(Cherry and Martin archive - Cherry and Martin is now Philip Martin Gallery.)
Loops and swathes of rope coil around walls and suspend from the ceiling. If rope is characterized as a twisted tensile object used for binding or connection, Katy Cowan imbues it with a more playful purpose, fixating on and reveling in its supple, versatile structure. The artist’s lighthearted sculptures consider the braided cord as malleable form, casting it in bronze or affixing unusual trinkets to it. The six sculptural works in this exhibition can be seen as a celebration of Cowan’s affinity for the material—draped, knotted, and bronze-cast throughout the gallery, one perceives the various ways that she regards this ordinary material as uncanny.
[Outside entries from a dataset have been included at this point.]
class SpectralNormGroupFn(torch.autograd.Function):

    @staticmethod
    def forward(ctx, eps, training, n, *tensors):
        lib = _lib.load()
        ws_, us_, vs_ = tensors[:n], tensors[n:2 * n], tensors[2 * n:3 * n]
        ws_ = [_req(w, "spectral_norm weight") for w in ws_]
        Ms = [w.shape[0] for w in ws_]
        Ks = [w.numel() // w.shape[0] for w in ws_]
        for w, u, v, M, K in zip(ws_, us_, vs_, Ms, Ks):
            _req(u, "spectral_norm u"), _req(v, "spectral_norm v")
            if u.numel() != M or v.numel() != K:
                raise RuntimeError(f"mstg_hip spectral_norm: u/v sizes {u.numel()}/{v.numel()} do not match weight {tuple(w.shape)}")
        dev = ws_[0].device
        outs = [torch.empty_like(w) for w in ws_]
        sigma = torch.empty(n, dtype=torch.float32, device=dev)
        need = any(ctx.needs_input_grad[3:3 + n])
        u_sv = [torch.empty_like(u) for u in us_] if need else None
        v_sv = [torch.empty_like(v) for v in vs_] if need else None
        Ma, Ka = _int_array(Ms), _int_array(Ks)
        ws = _ws(lib.mstg_spectral_norm_group_workspace_bytes(n, Ma, Ka), dev)
        _lib.check(lib.mstg_spectral_norm_group_fwd(n, _ptr_array(ws_), _ptr_array(us_), _ptr_array(vs_), _ptr_array(outs), _p(sigma),
                                                    _ptr_array(u_sv) if need else None, _ptr_array(v_sv) if need else None, Ma, Ka,
                                                    float(eps), int(bool(training)), _p(ws), ws.numel() * 4, _stream()),
                   "mstg_spectral_norm_group_fwd")
        ctx.n, ctx.dims, ctx.prefs = n, (Ms, Ks), tuple(ws_)
        ctx.set_materialize_grads(False)
        if need:
            ctx.save_for_backward(sigma, *ws_, *u_sv, *v_sv)
        return tuple(outs)

    @staticmethod
    def backward(ctx, *dwns):
        lib = _lib.load()
        n = ctx.n
        saved = ctx.saved_tensors
        sigma, ws_, us_, vs_ = saved[0], saved[1:1 + n], saved[1 + n:1 + 2 * n], saved[1 + 2 * n:1 + 3 * n]
        Ms, Ks = ctx.dims
        live = [j for j in range(n) if dwns[j] is not None and ctx.needs_input_grad[3 + j]]
        grads = [None] * n
        if live:
            dws, accs, dwn_l = [], [], []
            for j in live:
                slot = _grad_slot(ctx.prefs[j])
                dws.append(slot if slot is not None else torch.empty_like(ws_[j]))
                accs.append(slot is not None)
                dwn_l.append(_req(dwns[j], "spectral_norm grad_output"))
                if slot is None:
                    grads[j] = dws[-1]
            Ma, Ka = _int_array([Ms[j] for j in live]), _int_array([Ks[j] for j in live])
            sig_ptrs = (C.c_void_p * len(live))(*[sigma.data_ptr() + 4 * j for j in live])
            ws = _ws(lib.mstg_spectral_norm_group_workspace_bytes(len(live), Ma, Ka), sigma.device)
            _lib.check(lib.mstg_spectral_norm_group_bwd(len(live), _ptr_array(dwn_l), _ptr_array([ws_[j] for j in live]),
                                                        _ptr_array([us_[j] for j in live]), _ptr_array([vs_[j] for j in live]), sig_ptrs,
                                                        _ptr_array(dws), _int_array(accs), Ma, Ka, _p(ws), ws.numel() * 4, _stream()),
                       "mstg_spectral_norm_group_bwd")
        return (None, None, None, *grads, *([None] * (2 * n)))


def spectral_norm_group(modules) -> None:
    lib = _lib.load()
    cap = lib.mstg_spectral_norm_group_max()
    mods = list(modules)
    for k in range(0, len(mods), cap):
        part = mods[k:k + cap]
        names = [m._mstg_sn[0] for m in part]
        eps = part[0]._mstg_sn[1]
        if any(m._mstg_sn[1] != eps or m.training != part[0].training for m in part):
            raise RuntimeError("mstg_hip spectral_norm_group: the modules of a group share eps and the training flag")
        outs = SpectralNormGroupFn.apply(eps, part[0].training, len(part), *[getattr(m, nm + "_orig") for m, nm in zip(part, names)],
                                         *[getattr(m, nm + "_u") for m, nm in zip(part, names)],
                                         *[getattr(m, nm + "_v") for m, nm in zip(part, names)])
        for m, nm, w in zip(part, names, outs):
            setattr(m, nm, w)
            m.__dict__["_mstg_sn_fresh"] = True


def structure_map(img: Tensor) -> Tensor:
    img = _req(img.detach(), "structure-map image")
    N, _, H, W = img.shape
    out = torch.empty((N, H // 4, W // 4, 4), dtype=torch.float32, device=img.device)
    _lib.check(_lib.load().mstg_structure_map(_p(img), _p(out), N, H, W, _stream()), "mstg_structure_map")
    return out


class LayerNormModFn(torch.autograd.Function):

    @staticmethod
    def forward(ctx, x, gamma, beta, gmod, bmod, eps):
        lib = _lib.load()
        x, gamma, beta = _req(x, "layer-norm input"), _req(gamma, "layer-norm weight"), _req(beta, "layer-norm bias")
        gmod = None if gmod is None else _req(gmod, "modulation scale")
        bmod = None if bmod is None else _req(bmod, "modulation shift")
        N, L, dim = x.shape
        y = torch.empty_like(x)
        stats = torch.empty((N * L, 2), dtype=torch.float32, device=x.device)
        _timed("ln_mod_fwd_kernel", 0, 4.0 * 2 * x.numel(), lambda: _lib.check(
            lib.mstg_ln_mod_fwd(_p(x), _p(gamma), _p(beta), _p(gmod), _p(bmod), _p(y), _p(stats), N, L, dim, float(eps), _stream()),
            "mstg_ln_mod_fwd"))
        ctx.prefs = (gamma, beta)
        ctx.has_mod = gmod is not None
        ctx.save_for_backward(x, stats, gamma, beta, gmod)
        return y

    @staticmethod
    def backward(ctx, dy):
        lib = _lib.load()
        x, stats, gamma, beta, gmod = ctx.saved_tensors
        dy = _req(dy, "layer-norm grad_output")
        N, L, dim = x.shape
        dx = torch.empty_like(x)
        sg, sb = _grad_slot(ctx.prefs[0]), _grad_slot(ctx.prefs[1])
        direct = sg is not None and sb is not None
        dgamma = sg if direct else torch.empty_like(gamma)
        dbeta = sb if direct else torch.empty_like(beta)
        dgm = torch.empty((N, dim), dtype=torch.float32, device=x.device) if ctx.has_mod else None
        dbm = torch.empty((N, dim), dtype=torch.float32, device=x.device) if ctx.has_mod else None
        ws = _ws(lib.mstg_ln_mod_bwd_workspace_bytes(N, L, dim), x.device)
        _timed("ln_mod_bwd_kernel", 0, 4.0 * 3 * x.numel(), lambda: _lib.check(
            lib.mstg_ln_mod_bwd(_p(x), _p(stats), _p(gamma), _p(beta), _p(gmod), _p(dy), _p(dx), _p(dgamma), _p(dbeta), _p(dgm), _p(dbm),
                                int(direct), N, L, dim, _p(ws), ws.numel() * 4, _stream()), "mstg_ln_mod_bwd"))
        return dx, (None if direct else dgamma), (None if direct else dbeta), dgm, dbm, None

The elaborate Prints and Color and Rope Variation (2017) dangles bronze and ceramic pieces from strips of white rope—an ornamental mobile ministered in vertical lines. The rope bears the weight of these odd clay fragments, which recreate not the saw as a whole, but only the twisted curve of its handle. What good is a saw handle devoid of a blade? Hanging from a rope, Cowan romanticizes its utility, clearly more enticed by its contours than its function. In this work and others, she establishes a tension between soft and hard, loosened and taut, a teasing and cacophonous give-and-take. These works are graceful in their deliberate clunkiness.
In her bronze casts of rope, Cowan seems less enthralled by the object itself than by the spillage of oozing bronze that remains after the overpour in the casting process. The artist retains these bubbles and imperfections, documenting both the form of the rope and the negative space around it. As such, the artist calls attention to these crude imperfections, alluding to the process of creating by accentuating the material that spills outside the lines and is so often smoothed over or chipped away. Cowan lingers on the shapes that surface, depicting a record of her beloved object’s aura.